Bumping this post back up hoping that Davie will see it and tell us if she has found anything out about driving around Lake Draper. Debbie


----------



## sdust (Jan 23, 2011)

To all drivers in the OKC area. Yesterday I took my mini, Trey, out to Lake Stanley Draper and had a BLAST! I took a friend so I was unable to go very far, however, the roads are in good condition and very cart friendly. Lots of horseback riders that were very helpful and kind. It is a wonderful place to drive. I am available most weekends and able to go if any one wants to meet me. Of course the weather plays a role but.... drop me a line if you would like to have me contact you the next time I go. Debbie


----------



## Marsha Cassada (Jan 27, 2011)

sdust said:


> To all drivers in the OKC area. Yesterday I took my mini, Trey, out to Lake Stanley Draper and had a BLAST! I took a friend so I was unable to go very far, however, the roads are in good condition and very cart friendly. Lots of horseback riders that were very helpful and kind. It is a wonderful place to drive. I am available most weekends and able to go if any one wants to meet me. Of course the weather plays a role but.... drop me a line if you would like to have me contact you the next time I go. Debbie


Was it a spur of the moment drive? If you had posted here perhaps some of us could have met you there. My sister rides there and says it is a great place. I do not know where it is exactly and I keep forgetting to ask her.


----------



## sdust (Jan 27, 2011)

Yes it was spur of the moment, due to the fact that I did not know what I was getting myself into. I really enjoyed it. In fact this Sat I would like to go drive.
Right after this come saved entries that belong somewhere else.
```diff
@@ -248,16 +263,18 @@
     for (int r = 0; r < kGRounds; ++r) {
         const bool keep = (hmask >> r) & 1u;
         const uint64_t bal = __ballot(keep);
-        if (keep) heads[wcnt[r * (kBlock / 64) + wv] + (uint32_t)__popcll(bal & lt)] = (uint16_t)(r * kBlock + threadIdx.x);
+        const uint32_t below = __builtin_amdgcn_mbcnt_hi((uint32_t)(bal >> 32), __builtin_amdgcn_mbcnt_lo((uint32_t)bal, 0u));
+        if (keep) heads[wcnt[r * kWaves + wv] + below] = (uint16_t)(r * kBlock + threadIdx.x);
     }
     __syncthreads();
     const uint32_t H = s_red[0];
 
     const TileRecViewT<IB> v{(lds_u64*)srec, rec, tile0, cnt};
     const bool fast = kFastOnly || (mp.repeat_tol == 0 && mp.enum_tol == 1);
+    const uint64_t want_mn = mp.masked ? mp.seq_mask : 0ull;
     const double inv_t = inv_table;
     const uint64_t sb = (uint64_t)blockIdx.x * kSubSlots;
-    uint32_t nrep = 0, base = 0;
+    uint32_t nrep = 0, base = 0, buf = 0;
     for (uint32_t c = 0; c < H; c += kBlock) {
         const uint32_t j = c + threadIdx.x;
         bool ok = false;
@@ -280,7 +297,7 @@
                     for (int k = 0; k <= MG; ++k)
                         xb[k] = ((uint32_t)k <= (uint32_t)gt.G && h + k < td.bend) ? rec[h + k] : ~0ull;
                 }
-                ok = probe_fast_raw<MG, IB, use_gl>(xb, gt, mp, L, &off, &gsz, &glk);
+                ok = probe_fast_raw<MG, IB, use_gl>(xb, gt, want_mn, L, &off, &gsz, &glk);
                 if (gsz > (uint32_t)gt.G) {
                     uint64_t i = h + gsz;
                     const uint32_t k0 = (uint32_t)(xb[0] >> (IB + 1));
@@ -294,18 +311,30 @@
             nrep += gsz > (uint32_t)kRepeatLimit;
             if (ok) bkt = bucket_of_fast(off, mp.table_size, inv_t);
         }
-        uint32_t tot;
-        const uint32_t o = blk_excl_scan(ok ? 1u : 0u, s_w, &tot);
+        const uint64_t bal = __ballot(ok);
+        const uint32_t below = __builtin_amdgcn_mbcnt_hi((uint32_t)(bal >> 32), __builtin_amdgcn_mbcnt_lo((uint32_t)bal, 0u));
+        if (lane == 0) s_w[buf][wv] = (uint32_t)__popcll(bal);
+        __syncthreads();
+        uint32_t pre = 0, tot = 0;
+        #pragma unroll
+        for (int w = 0; w < kWaves; ++w) {
+            const uint32_t x = s_w[buf][w];
+            pre += (w < wv) ? x : 0u;
+            tot += x;
+        }
+        buf ^= 1u;
         if (ok) {
-            slot_info[sb + base + o] = h | ((uint64_t)(gsz > 65535u ? 65535u : gsz) << 32);
-            slot_bucket[sb + base + o] = bkt;
+            const uint32_t o = base + pre + below;
+            slot_info[sb + o] = h | ((uint64_t)(gsz > 65535u ? 65535u : gsz) << 32);
+            slot_bucket[sb + o] = bkt;
         }
         base += tot;
     }
     if (nrep) atomicAdd(&ctr->repeat_limit, (unsigned long long)nrep);
-    uint32_t gtot;
-    (void)blk_excl_scan(ngrp, s_w, &gtot);
     if (threadIdx.x == 0) {
+        uint32_t gtot = 0;
+        #pragma unroll
+        for (int w = 0; w < kWaves; ++w) gtot += s_ng[w];
         tile_count[blockIdx.x] = base;
         tile_count[gridDim.x + 32 + blockIdx.x] = gtot;
     }
diff --git a/libmems_amd/csrc/match_device.h b/libmems_amd/csrc/match_device.h
--- a/libmems_amd/csrc/match_device.h
+++ b/libmems_amd/csrc/match_device.h
@@ -288,9 +288,33 @@
     *b = ge ? b1 : b0;
 }
 
+template <int MG, int IB, bool kGl, typename IdxT>
+__device__ __forceinline__ void rec_genome_start(uint64_t x, const GenomeTable& gt, const GLook* glk, uint32_t* g_out,
+                                                 IdxT* s_out) {
+    const IdxT idx = (IdxT)(x & ((1ull << IB) - 1));
+    uint32_t g = 0;
+    IdxT b = 0;
+    if constexpr (kGl && IB == 32) {
+        uint32_t bb;
+        glook(*glk, (uint32_t)idx, &g, &bb);
+        b = bb;
+    } else {
+        const uint32_t G = (uint32_t)gt.G;
+        #pragma unroll
+        for (int j = 1; j < MG; ++j) {
+            const IdxT bj = (IdxT)gt.base[j];
+            const bool ge = (uint32_t)j < G && idx >= bj;
+            g = ge ? (uint32_t)j : g;
+            b = ge ? bj : b;
+        }
+    }
+    *g_out = g;
+    *s_out = idx - b + 1u;
+}
+
 template <int MG, int IB = 32, bool kGl = false>
-__device__ __forceinline__ bool probe_fast_raw(const uint64_t (&x)[MG + 1], const GenomeTable& gt,
-                                               const MatchParams& mp, int L, int64_t* offset, uint32_t* gsize,
+__device__ __forceinline__ bool probe_fast_raw(const uint64_t (&x)[MG + 1], const GenomeTable& gt, uint64_t want_mn,
+                                               int L, int64_t* offset, uint32_t* gsize,
                                                const GLook* glk = nullptr) {
     const uint32_t G = (uint32_t)gt.G;
     const uint32_t k0 = (uint32_t)(x[0] >> (IB + 1));
@@ -303,54 +327,36 @@
     }
     *gsize = cnt;
     MaskT<MG> mask = 0;
-    uint32_t gref = 64, pref = 0;
+    uint32_t gref = 64, pref = 0, n1 = 0;
     using IdxT = typename std::conditional<(IB > 32), uint64_t, uint32_t>::type;
     IdxT sref = 0;
-    bool dup = false;
-    uint32_t gk[MG];
-    IdxT sk[MG];
+    uint64_t tot = 0, sum1 = 0;
     #pragma unroll
     for (int k = 0; k < MG; ++k) {
-        const IdxT idx = (IdxT)(x[k] & ((1ull << IB) - 1));
-        uint32_t g = 0;
-        IdxT b = 0;
-        if constexpr (kGl && IB == 32) {
-            uint32_t bb;
-            glook(*glk, (uint32_t)idx, &g, &bb);
-            b = bb;
-        } else {
-            #pragma unroll
-            for (int j = 1; j < MG; ++j) {
-                const IdxT bj = (IdxT)gt.base[j];
-                const bool ge = (uint32_t)j < G && idx >= bj;
-                g = ge ? (uint32_t)j : g;
-                b = ge ? bj : b;
-            }
-        }
-        gk[k] = g;
-        sk[k] = idx - b + 1u;
+        uint32_t g;
+        IdxT s;
+        rec_genome_start<MG, IB, kGl, IdxT>(x[k], gt, glk, &g, &s);
         const bool in = (uint32_t)k < cnt;
-        dup = dup || (in && ((mask >> g) & 1u));
+        const uint32_t par = (uint32_t)(x[k] >> IB) & 1u;
+        const IdxT d = in ? s : (IdxT)0;
+        const uint32_t pin = in ? par : 0u;
         mask |= in ? ((MaskT<MG>)1 << g) : (MaskT<MG>)0;
         const bool better = in && g < gref;
         gref = better ? g : gref;
-        sref = better ? sk[k] : sref;
-        pref = better ? (uint32_t)(x[k] >> IB) & 1u : pref;
-    }
-    int64_t off = 0;
-    #pragma unroll
-    for (int k = 0; k < MG; ++k) {
-        const bool use = (uint32_t)k < cnt && gk[k] != gref;
-        const int64_t sv = (int64_t)sk[k], sr = (int64_t)sref;
-        const int64_t term = (((uint32_t)(x[k] >> IB) & 1u) != pref) ? (-sv - sr - (int64_t)L) : (sv - sr);
-        off += use ? term : 0;
-    }
-    *offset = off;
-    const bool accept = cnt >= 2 && cnt <= G && !dup;
-    if (mp.masked) {
-        const uint64_t match_number = match_number_of(mask, G);
-        return accept && (mp.seq_mask == 0 || match_number == mp.seq_mask);
-    }
+        sref = better ? s : sref;
+        pref = better ? par : pref;
+        tot += d;
+        sum1 += pin ? d : (IdxT)0;
+        n1 += pin;
+    }
+    const uint64_t dif = tot - 2 * sum1;
+    const uint32_t nrev = pref ? cnt - n1 : n1;
+    *offset = (int64_t)((pref ? 0 - dif : dif) - (uint64_t)cnt * (uint64_t)sref - (uint64_t)(nrev * (uint32_t)L));
+    uint32_t npres;
+    if constexpr (sizeof(MaskT<MG>) == 8) npres = (uint32_t)__popcll(mask);
+    else npres = (uint32_t)__popc(mask);
+    bool accept = cnt >= 2 && cnt <= G && npres == cnt;
+    if (want_mn) accept = accept && match_number_of(mask, G) == want_mn;
     return accept;
 }
 
@@ -358,30 +364,16 @@
 __device__ __forceinline__ void probe_row_fast(const uint64_t (&x)[MG], uint32_t cnt, const GenomeTable& gt, int L,
                                                Mhe<MG>& P, const GLook* glk = nullptr) {
     using IdxT = typename std::conditional<(IB > 32), uint64_t, uint32_t>::type;
-    const uint32_t G = (uint32_t)gt.G;
     int64_t st[MG];
     uint32_t gk[MG], pk[MG];
     #pragma unroll
     for (int k = 0; k < MG; ++k) {
-        const IdxT idx = (IdxT)(x[k] & ((1ull << IB) - 1));
-        uint32_t g = 0;
-        IdxT b = 0;
-        if constexpr (kGl && IB == 32) {
-            uint32_t bb;
-            glook(*glk, (uint32_t)idx, &g, &bb);
-            b = bb;
-        } else {
-            #pragma unroll
-            for (int j = 1; j < MG; ++j) {
-                const IdxT bj = (IdxT)gt.base[j];
-                const bool ge = (uint32_t)j < G && idx >= bj;
-                g = ge ? (uint32_t)j : g;
-                b = ge ? bj : b;
-            }
-        }
+        uint32_t g;
+        IdxT s;
+        rec_genome_start<MG, IB, kGl, IdxT>(x[k], gt, glk, &g, &s);
         gk[k] = (uint32_t)k < cnt ? g : 0xFFu;
         pk[k] = (uint32_t)(x[k] >> IB) & 1u;
-        st[k] = (int64_t)(idx - b) + 1;
+        st[k] = (int64_t)s;
     }
     uint32_t gref = 0xFFu, ref_par = 0;
     int64_t sref = 0;
```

The trailer area is on the west side of the lake, off of 104th (I hope I have that correct). Anywho... go to the Marina and you can see horse trailers in the parking area. If anyone wants to go, I am GAME! About 11, however I am open if someone has a different time that will work for them. If anyone would like to e-mail me I could give you my cell phone number. Thanks for posting back. Debbie


----------



## sdust (Jan 28, 2011)

Anyone want to go tomorrow? Debbie


----------